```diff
@@ -226,20 +223,26 @@
     __syncthreads();
     if (c < b.count) d_counts[c] = err[c] ? KPX_ERR_RANGE : h[c + 1] - h[c];
 }
+struct BatchLoad {
+    using Coord = float;
+    static constexpr int kTileChunk = StoredLoad::kTileChunk;
+    const VoxelBatch &b;
+    __device__ __forceinline__ StoredLoad at(int64_t i) const
+    {
+        const int c = b.cloud_of(i);
+        return StoredLoad{ b.pts[c], b.col[c], nullptr, b.off[c] };
+    }
+};
 __global__ __launch_bounds__(256) void voxel_batch_mean_kernel(VoxelBatch b, const int32_t *__restrict__ vals, const int32_t *__restrict__ seg_start,
                                                                const int32_t *__restrict__ d_total, const int32_t *__restrict__ head)
 {
     const int32_t m_total = *d_total;
     const int64_t total = b.off[b.count];
-    for (int64_t m = (int64_t)blockIdx.x * blockDim.x + threadIdx.x; m < m_total; m += (int64_t)gridDim.x * blockDim.x) {
-        const int64_t s0 = seg_start[m], s1 = (m + 1 < m_total) ? seg_start[m + 1] : total;
+    voxel_tile_means<false>(vals, seg_start, m_total, total, BatchLoad{ b }, [&](int64_t m, int64_t s0, int64_t s1, const double sp[3], const double sc[3], const double *) {
         const int c = b.cloud_of(s0);
-        const StoredLoad load = { b.pts[c], b.col[c], nullptr, b.off[c] };
-        double sp[3] = { 0, 0, 0 }, sc[3] = { 0, 0, 0 }, sn[3];
-        voxel_segment_sum<false>(vals, s0, s1, load, sp, sc, sn);
         const int64_t o = m - head[c];
-        voxel_write_row(sp, sc, (double)(s1 - s0), b.opts[c] + 3 * o, (load.col && b.ocol[c]) ? b.ocol[c] + 3 * o : nullptr);
-    }
+        voxel_write_row(sp, sc, (double)(s1 - s0), b.opts[c] + 3 * o, (b.col[c] && b.ocol[c]) ? b.ocol[c] + 3 * o : nullptr);
+    });
 }
 
 static int voxel_batch_impl(const VoxelBatch &b, double voxel, int32_t *d_counts, Arena &a, hipStream_t st, int spec_bits = 0,
@@ -283,7 +286,7 @@
     }
     if (rc) return rc;
     hipLaunchKernelGGL(voxel_batch_locate_kernel, dim3(1), dim3(64), 0, st, b, s.seg_start, s.d_total, s.err, s.head, d_counts);
-    hipLaunchKernelGGL(voxel_batch_mean_kernel, dim3(nb), dim3(256), 0, st, b, s.sort.vals_out, s.seg_start, s.d_total, s.head);
+    hipLaunchKernelGGL(voxel_batch_mean_kernel, dim3(voxel_tile_blocks<BatchLoad>(total)), dim3(256), 0, st, b, s.sort.vals_out, s.seg_start, s.d_total, s.head);
     KPX_LAUNCH_CHECK();
     return KPX_OK;
 }
@@ -357,8 +360,10 @@
 };
 struct MovedLoad {
     using Coord = double;
+    static constexpr int kTileChunk = 512;
     const FuseBatch &b;
     __device__ __forceinline__ bool has_col() const { return true; }
+    __device__ __forceinline__ const MovedLoad &at(int64_t) const { return *this; }
     __device__ __forceinline__ void operator()(int64_t p, double v[3], float c[3], float *) const
     {
         const int cl = b.cloud_of(p);
@@ -376,12 +381,9 @@
     const int32_t m_total = *d_count;
     if (blockIdx.x == 0 && threadIdx.x == 0 && *err) *d_count = KPX_ERR_RANGE;
     const int64_t total = b.off[b.count];
-    for (int64_t m = (int64_t)blockIdx.x * blockDim.x + threadIdx.x; m < m_total; m += (int64_t)gridDim.x * blockDim.x) {
-        const int64_t s0 = seg_start[m], s1 = (m + 1 < m_total) ? seg_start[m + 1] : total;
-        double sp[3] = { 0, 0, 0 }, sc[3] = { 0, 0, 0 }, sn[3];
-        voxel_segment_sum<false>(vals, s0, s1, MovedLoad{ b }, sp, sc, sn);
+    voxel_tile_means<false>(vals, seg_start, m_total, total, MovedLoad{ b }, [&](int64_t m, int64_t s0, int64_t s1, const double sp[3], const double sc[3], const double *) {
         voxel_write_row(sp, sc, (double)(s1 - s0), opts + 3 * m, ocol ? ocol + 3 * m : nullptr);
-    }
+    });
 }
 static int fuse_voxel_impl(const FuseBatch &b, double voxel, float *opts, float *ocol, int32_t *d_count, Arena &a, hipStream_t st, int spec_bits = 0,
                            int32_t *d_bits = nullptr)
@@ -405,7 +407,7 @@
         rc = voxel_sort_and_heads<uint64_t>(s, total, 63, d_count, st);
     }
     if (rc) return rc;
-    hipLaunchKernelGGL(fuse_mean_kernel, dim3(nb), dim3(256), 0, st, b, s.sort.vals_out, s.seg_start, d_count, s.err, opts, ocol);
+    hipLaunchKernelGGL(fuse_mean_kernel, dim3(voxel_tile_blocks<MovedLoad>(total)), dim3(256), 0, st, b, s.sort.vals_out, s.seg_start, d_count, s.err, opts, ocol);
     KPX_LAUNCH_CHECK();
     return KPX_OK;
 }
diff --git a/kinectpy_amd/csrc/kpx_voxelsteps.h b/kinectpy_amd/csrc/kpx_voxelsteps.h
--- a/kinectpy_amd/csrc/kpx_voxelsteps.h
+++ b/kinectpy_amd/csrc/kpx_voxelsteps.h
@@ -92,9 +92,11 @@
 }
 struct StoredLoad {
     using Coord = float;
+    static constexpr int kTileChunk = 1024;
     const float *pts, *col, *nrm;
     int64_t base;
     __device__ __forceinline__ bool has_col() const { return col != nullptr; }
+    __device__ __forceinline__ const StoredLoad &at(int64_t) const { return *this; }
     __device__ __forceinline__ void operator()(int64_t p, float v[3], float c[3], float n[3]) const
     {
         const int64_t j = p - base;
@@ -106,6 +108,117 @@
         }
     }
 };
+
+__device__ __forceinline__ uint32_t voxel_head_lower_bound(const int32_t *__restrict__ seg_start, uint32_t m_total, uint32_t want)
+{
+    const uint32_t lane = threadIdx.x & 63;
+    uint32_t lo = 0, hi = m_total;
+    while (lo < hi) {
+        const uint32_t step = (hi - lo + 63) / 64, idx = lo + (lane + 1) * step - 1;
+        const bool below = idx < hi && (uint32_t)seg_start[idx] < want;
+        const uint32_t c = __popcll(__ballot(below));
+        const uint32_t top = lo + (c + 1) * step - 1;
+        lo += c * step;
+        hi = top < hi ? top : hi;
+        lo = lo < hi ? lo : hi;
+    }
+    return lo;
+}
+
+constexpr int kVoxelTileGroup = 256;
+template <class Loads> static int voxel_tile_blocks(int64_t total)
+{
+    const int64_t nb = cdiv(total, (int64_t)Loads::kTileChunk);
+    return (int)(nb > 4096 ? 4096 : (nb < 1 ? 1 : nb));
+}
+template <bool NRM, class Loads, class Emit>
+__device__ __forceinline__ void voxel_tile_means(const int32_t *__restrict__ vals, const int32_t *__restrict__ seg_start, int32_t m_total, int64_t total,
+                                                 const Loads &loads, const Emit &emit)
+{
+    using Coord = typename Loads::Coord;
+    constexpr int G = kVoxelTileGroup, C = Loads::kTileChunk, K = C / G;
+    static_assert(C % G == 0 && (C & (C - 1)) == 0, "a chunk is a power of two and a whole number of positions per thread");
+    __shared__ Coord tp[3][C];
+    __shared__ float tc[3][C], tn[NRM ? 3 : 1][NRM ? C : 1];
+    __shared__ uint32_t window_m[2];
+    const uint32_t tid = threadIdx.x;
+    if (m_total <= 0) return;
+    const uint32_t M = (uint32_t)m_total, end = (uint32_t)total;
+    for (uint32_t w0 = blockIdx.x * C; w0 < end; w0 += gridDim.x * C) {
+        if (tid < 128) {
+            const uint32_t f = voxel_head_lower_bound(seg_start, M, w0 + (tid >> 6) * C);
+            if ((tid & 63) == 0) window_m[tid >> 6] = f;
+        }
+        __syncthreads();
+        const uint32_t mlo = window_m[0], mhi = window_m[1];
+        __syncthreads();
+        const uint32_t rend = mhi < M ? (uint32_t)seg_start[mhi] : end;
+        for (uint32_t m0 = mlo; m0 < mhi; m0 += G) {
+            const uint32_t m = m0 + tid;
+            const uint32_t r0 = seg_start[m0], r1 = (m0 + G < mhi) ? (uint32_t)seg_start[m0 + G] : rend;
+            const bool own = m < mhi;
+            const uint32_t s0 = own ? seg_start[m] : 0, s1 = !own ? 0 : (m + 1 < mhi) ? (uint32_t)seg_start[m + 1] : rend;
+            const bool col = own && loads.at(s0).has_col();
+            double sp[3] = { 0, 0, 0 }, sc[3] = { 0, 0, 0 }, sn[3] = { 0, 0, 0 };
+            for (uint32_t cb = r0; cb < r1; cb += C) {
+                int32_t pv[K];
+#pragma unroll
+                for (int k = 0; k < K; ++k) pv[k] = cb + k * G + tid < r1 ? vals[cb + k * G + tid] : -1;
+                Coord vp[K][3];
+                float vc[K][3], vn[K][3];
+                bool hc[K];
+#pragma unroll
+                for (int k = 0; k < K; ++k) {
+                    hc[k] = false;
+                    if (pv[k] < 0) continue;
+                    const auto &ld = loads.at(pv[k]);
+                    hc[k] = ld.has_col();
+                    ld(pv[k], vp[k], vc[k], vn[k]);
+                }
+#pragma unroll
+                for (int k = 0; k < K; ++k) {
+                    if (pv[k] < 0) continue;
+#pragma unroll
+                    for (int a = 0; a < 3; ++a) {
+                        tp[a][k * G + tid] = vp[k][a];
+                        if (hc[k]) tc[a][k * G + tid] = vc[k][a];
+                        if constexpr (NRM) tn[a][k * G + tid] = vn[k][a];
+                    }
+                }
+                __syncthreads();
+                const uint32_t ce = cb + C < r1 ? cb + C : r1;
+                const uint32_t lo = s0 > cb ? s0 : cb, hi = s1 < ce ? s1 : ce;
+                for (uint32_t s = lo; s < hi; s += 4) {
+                    const uint32_t cnt = hi - s < 4 ? hi - s : 4;
+                    Coord xp[4][3];
+                    float xc[4][3], xn[4][3];
+#pragma unroll
+                    for (int k = 0; k < 4; ++k) {
+                        const uint32_t i = (s - cb + k) & (C - 1);
+#pragma unroll
+                        for (int a = 0; a < 3; ++a) {
+                            xp[k][a] = tp[a][i];
+                            if (col) xc[k][a] = tc[a][i];
+                            if constexpr (NRM) xn[k][a] = tn[a][i];
+                        }
+                    }
+#pragma unroll
+                    for (int k = 0; k < 4; ++k) {
+                        if (k >= cnt) continue;
+#pragma unroll
+                        for (int a = 0; a < 3; ++a) {
+                            sp[a] += (double)xp[k][a];
+                            if (col) sc[a] += (double)xc[k][a];
+                            if (NRM) sn[a] += (double)xn[k][a];
+                        }
+                    }
+                }
+                __syncthreads();
+            }
+            if (own) emit(m, s0, s1, sp, sc, sn);
+        }
+    }
+}
 
 using VoxelSort = DeviceSort<uint64_t, true, kSortDefault32>;
 struct VoxelScratch {
```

____

• TASK BRIEF
Return each line of the data where the word "Arena" appears.

• ANSWER FOR THE TASK
 static int voxel_batch_impl(const VoxelBatch &b, double voxel, int32_t *d_counts, Arena &a, hipStream_t st, int spec_bits = 0,
 static int fuse_voxel_impl(const FuseBatch &b, double voxel, float *opts, float *ocol, int32_t *d_count, Arena &a, hipStream_t st, int spec_bits = 0,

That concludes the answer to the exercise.